Lucifer, the character, played with an intriguingly devilish range of attitudes by Tom Ellis (top), has gotten bored with his inherited gig running purgatory.

He’s moved to Los Angeles, where he seems to think the people will be more interesting and maybe nicer than they are in Hell. If he gets nostalgic, he can always drop by the executive office of a movie studio.

When we meet him, he still hasn’t settled on a replacement career. So he does what anyone would do in California. He goes cruising.

He’s driving an expensive car down a busy street at a high rate of speed when he gets pulled over, which doesn’t turn out to be a problem because he can access and redirect the thoughts of the cop who stopped him. He ends up getting an apology rather than a ticket.

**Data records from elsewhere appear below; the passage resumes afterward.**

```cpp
template <typename XT>
static int critic_fwd_slabs(const XT* counts, int64_t rows_per_slab, int64_t M, int64_t N, const float* time_rows,
                            int64_t rows_per_time, const float* w1, const float* b1, const float* w2, const float* b2,
                            const float* w3, const float* b3, float* value, tarl_stream stream) {
  TARL_REQUIRE(rows_per_slab >= CR_BM && rows_per_slab % CR_BM == 0, "rows_per_slab must be a multiple of 128");
  TARL_REQUIRE(M % rows_per_slab == 0, "M must be a whole number of slabs");
  TARL_REQUIRE(counts && time_rows && w1 && b1 && w2 && b2 && w3 && b3 && value, "null argument");
  TARL_REQUIRE(M >= 1 && N >= 1 && rows_per_time >= 1, "bad sizes");
  TARL_REQUIRE(((uintptr_t)counts) % 16 == 0, "counts must be 16-byte aligned");
  const CriticParams P{w1, b1, w2, b2, w3, b3};
  hipLaunchKernelGGL(k_critic_fwd_slab<XT>, dim3((unsigned)(M / CR_BM)), dim3(CR_THREADS), 0, (hipStream_t)stream, counts,
                     rows_per_slab, M, N, time_rows, rows_per_time, P, value);
  TARL_LAUNCH_CHECK();
  return TARL_OK;
}

extern "C" int tarl_critic_mlp_fwd_slabs(const float* counts, int64_t rows_per_slab, int64_t M, int64_t N,
                                         const float* time_rows, int64_t rows_per_time, const float* w1,
                                         const float* b1, const float* w2, const float* b2, const float* w3,
                                         const float* b3, float* value, tarl_stream stream) {
  return critic_fwd_slabs(counts, rows_per_slab, M, N, time_rows, rows_per_time, w1, b1, w2, b2, w3, b3, value, stream);
}

extern "C" int64_t tarl_critic_split_scratch_bytes(int64_t N) {
  return N >= 1 ? 3 * CR_H * ceil_div(N, CR_BK) * CR_BK * (int64_t)sizeof(uint16_t) : -1;
}

extern "C" int tarl_critic_mlp_fwd_slabs_u8(const uint8_t* counts, int64_t rows_per_slab, int64_t M, int64_t N,
                                            const float* time_rows, int64_t rows_per_time, const float* w1,
                                            const float* b1, const float* w2, const float* b2, const float* w3,
                                            const float* b3, void* split_scratch, float* value, tarl_stream stream) {
  if (!split_scratch)
    return critic_fwd_slabs(counts, rows_per_slab, M, N, time_rows, rows_per_time, w1, b1, w2, b2, w3, b3, value, stream);
  TARL_REQUIRE(rows_per_slab >= CR_BM && rows_per_slab % CR_BM == 0, "rows_per_slab must be a multiple of 128");
  TARL_REQUIRE(M % rows_per_slab == 0, "M must be a whole number of slabs");
  TARL_REQUIRE(counts && time_rows && w1 && b1 && w2 && b2 && w3 && b3 && value, "null argument");
  TARL_REQUIRE(M >= 1 && N >= 1 && rows_per_time >= 1, "bad sizes");
  TARL_REQUIRE(((uintptr_t)counts) % 16 == 0 && ((uintptr_t)split_scratch) % 16 == 0, "counts / scratch must be 16-byte aligned");
  const int64_t Kpad = ceil_div(N, CR_BK) * CR_BK;
  const CriticParams P{w1, b1, w2, b2, w3, b3};
  hipStream_t s = (hipStream_t)stream;
  hipLaunchKernelGGL(k_split_w1, dim3((unsigned)ceil_div(CR_H * Kpad, CR_THREADS)), dim3(CR_THREADS), 0, s, w1, N, Kpad,
                     (uint16_t*)split_scratch);
  TARL_LAUNCH_CHECK();
  const char* ct_knob = getenv("TARL_CRITIC_CT");
  const int ct_env = ct_knob ? atoi(ct_knob) : 0;
  int ct = 1;
  if (rows_per_slab % (2 * CR_BM) == 0 && M / (2 * CR_BM) >= 1024) ct = 2;
  if ((ct_env == 1 || ct_env == 2 || ct_env == 4) && rows_per_slab % (ct_env * CR_BM) == 0) ct = ct_env;
  const dim3 grid((unsigned)(M / (CR_BM * ct)));
  if (ct == 4)
    hipLaunchKernelGGL(k_critic_fwd_slab_u8x3<4>, grid, dim3(CR_THREADS), 0, s, counts, rows_per_slab, M, N, Kpad, time_rows,
                       rows_per_time, (const uint16_t*)split_scratch, P, value);
  else if (ct == 2)
    hipLaunchKernelGGL(k_critic_fwd_slab_u8x3<2>, grid, dim3(CR_THREADS), 0, s, counts, rows_per_slab, M, N, Kpad, time_rows,
                       rows_per_time, (const uint16_t*)split_scratch, P, value);
  else
    hipLaunchKernelGGL(k_critic_fwd_slab_u8x3<1>, grid, dim3(CR_THREADS), 0, s, counts, rows_per_slab, M, N, Kpad, time_rows,
                       rows_per_time, (const uint16_t*)split_scratch, P, value);
  TARL_LAUNCH_CHECK();
  return TARL_OK;
}

extern "C" int64_t tarl_critic_mlp_bwd_scratch_floats(int64_t M, int64_t N) {
  if (M < 1 || N < 1) return -1;
  int64_t n = 2 * M * CR_H;
  if (M >= CB_MANY_ROWS) n += ceil_div(M, CB_RC) * CR_H * N + ceil_div(M, CB_RS) * CB_SMALL;
  return n;
}

extern "C" int tarl_critic_mlp_bwd(const float* counts, int64_t ldc, int64_t M, int64_t N, const float* time_rows,
                                   int64_t rows_per_time, const float* w1, const float* w2, const float* w3,
                                   const float* h1, const float* h2, const float* grad_value, float* scratch,
                                   float* gw1, float* gb1, float* gw2, float* gb2, float* gw3, float* gb3,
                                   tarl_stream stream) {
  TARL_REQUIRE(counts && time_rows && w1 && w2 && w3 && h1 && h2 && grad_value && scratch, "null argument");
  TARL_REQUIRE(gw1 && gb1 && gw2 && gb2 && gw3 && gb3, "null gradient buffer");
  TARL_REQUIRE(M >= 1 && N >= 1 && ldc >= N && rows_per_time >= 1, "bad sizes");
  TARL_REQUIRE(M < ((int64_t)1 << 31), "too many rows");
  const CriticParams P{w1, nullptr, w2, nullptr, w3, nullptr};
  float* dh1 = scratch;
  float* dh2 = scratch + M * CR_H;
  hipStream_t s = (hipStream_t)stream;
  hipLaunchKernelGGL(k_critic_bwd_rows, dim3((unsigned)M), dim3(CR_H), 0, s, M, grad_value, h1, h2, P, dh1, dh2);
  TARL_LAUNCH_CHECK();
  if (M >= CB_MANY_ROWS) {
    const int64_t S1 = ceil_div(M, CB_RC), S2 = ceil_div(M, CB_RS);
    TARL_REQUIRE(S1 < 65536, "too many rows for one launch");
    float* part_w1 = scratch + 2 * M * CR_H;
    float* part_small = part_w1 + S1 * CR_H * N;
    hipLaunchKernelGGL(k_critic_bwd_w1_part, dim3((unsigned)ceil_div(N, 64), (unsigned)S1), dim3(CR_THREADS), 0, s, M, N, counts,
                       ldc, dh1, part_w1);
    TARL_LAUNCH_CHECK();
    hipLaunchKernelGGL(k_critic_bwd_w1_reduce, dim3((unsigned)ceil_div(CR_H * N, CR_THREADS)), dim3(CR_THREADS), 0, s, S1, N,
                       part_w1, gw1);
    TARL_LAUNCH_CHECK();
    hipLaunchKernelGGL(k_critic_bwd_small_part, dim3((unsigned)S2), dim3(CR_THREADS), 0, s, M, grad_value, h1, h2, dh1, dh2,
                       time_rows, rows_per_time, part_small);
    TARL_LAUNCH_CHECK();
    hipLaunchKernelGGL(k_critic_bwd_small_reduce, dim3((unsigned)ceil_div(CB_SMALL, CR_THREADS)), dim3(CR_THREADS), 0, s, S2, N,
                       part_small, gw1, gb1, gw2, gb2, gw3, gb3);
    TARL_LAUNCH_CHECK();
    return TARL_OK;
  }
  hipLaunchKernelGGL(k_critic_bwd_small, dim3((CR_H * CR_H) / CR_THREADS), dim3(CR_THREADS), 0, s, M, grad_value, h1, h2,
                     dh1, dh2, time_rows, rows_per_time, N, gw1, gb1, gw2, gb2, gw3, gb3);
  TARL_LAUNCH_CHECK();
  hipLaunchKernelGGL(k_critic_bwd_w1, dim3((unsigned)ceil_div(N, CR_THREADS), CR_H), dim3(CR_THREADS), 0, s, M, N,
                     counts, ldc, dh1, gw1);
  TARL_LAUNCH_CHECK();
  return TARL_OK;
}
```

Before: 44.65 million env-steps/s.

## Stage critic forward tiles via global_load_lds DMA ring instead of registers

```diff
diff --git a/tarl-simulator_amd/csrc/critic.hip b/tarl-simulator_amd/csrc/critic.hip
--- a/tarl-simulator_amd/csrc/critic.hip
+++ b/tarl-simulator_amd/csrc/critic.hip
@@ -1,4 +1,5 @@
 #include "tarl_common.h"
+#include <string.h>
 
 #define CR_H 64
 #define CR_BM 128
@@ -308,6 +309,12 @@
   w3[2 * CR_H * Kpad + idx] = lo;
 }
 
+#define CR_U8X3_EPI ((CR_H * (CR_BM + 1) + CR_H * (CR_H + 1)) * 4)
+template <int CT>
+__device__ __forceinline__ void critic_u8x3_tail(uint8_t* lds_raw, const f32x16 (&acc0)[CT], const f32x16 (&acc1)[CT],
+                                                 int64_t row0, int64_t M, int64_t N, const float* __restrict__ time_rows,
+                                                 int64_t rows_per_time, const CriticParams& P, float* __restrict__ value);
+
 template <int CT>
 __global__ __launch_bounds__(CR_THREADS) void k_critic_fwd_slab_u8x3(const uint8_t* __restrict__ counts, int64_t rps,
                                                                      int64_t M, int64_t N, int64_t Kpad,
@@ -316,12 +323,11 @@
                                                                      const uint16_t* __restrict__ w3, CriticParams P,
                                                                      float* __restrict__ value) {
   constexpr int XB = CT * CR_BM * CB_XLD, WB = 3 * CR_H * CB_WLD * 2, BUF = XB + WB;
-  constexpr int EPI = (CR_H * (CR_BM + 1) + CR_H * (CR_H + 1)) * 4;
+  constexpr int EPI = CR_U8X3_EPI;
   __shared__ __attribute__((aligned(16))) uint8_t lds_raw[2 * BUF > EPI ? 2 * BUF : EPI];
   static_assert(CR_BK == 32 && CR_BM == 128 && CR_THREADS == 256 && (CR_BM * CB_XLD) % 16 == 0, "X staging plan");
   const int tid = threadIdx.x, lane = tid & 63, wave = tid >> 6;
   const int64_t row0 = (int64_t)blockIdx.x * (CR_BM * CT);
-  const int64_t ldw = N + 1;
   const uint8_t* xbase = counts + (row0 / rps) * (N * rps) + (row0 % rps);
   const int64_t WP = CR_H * Kpad;
 
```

It’s a useful skill, mind control, and happily Lucifer soon begins applying it to more noble pursuits, like getting guilty people to publicly confess their guilt.

While he’s nowhere near ready to reinvent himself as an agent of positivity, he finds he does rather enjoy calling out bad guys, which makes him a natural fit for the Los Angeles Police Department.

There he teams up with Detective Chloe Decker (Lauren German), who fascinates him because she is immune to his mind control powers.

Ooh, now we’ve got a fair fight.

Naturally they also bring characters from their past into the relationship.

In Lucifer’s case, that includes a couple of folks from the comic books on which the TV show is loosely based, Sandman and Lucifer. Those characters include his loyal confidante Maze (Lesley-Ann Brandt) and Amenadiel (D.B. Woodside, right) who has been dispatched from Hell to bring Lucifer back.

Amenadiel is menacing and sprouts large wings, but to be honest, he doesn’t start out as one of the most interesting aspects of the show.

Chloe brings her daughter Trixie (Scarlett Estevez), who befriends Lucifer despite his protests that he despises children, and her ex-husband Dan (Kevin Alejandro), who also works for the LAPD, who is not likely to ever befriend Lucifer. Dan doesn’t have much use for this silver-tongued new guy.

By the time all these elements come together, Lucifer, the show, becomes a mashup. It’s part superpowers drama, part comic book story, part police procedural, part allegory about good and evil and part rom-com.

The rom-com part might seem like the odd duck in a story built on the devil, but by the end of the pilot, it also feels like it might be an interesting bet as the sleeper favorite.

Wherever it ends up traveling, that’s a lot of potential identity to juggle. Since one of the show’s several endearing quirks is having Lucifer see a shrink, presumably to figure out who he really is, maybe he can bring his show along to a few sessions.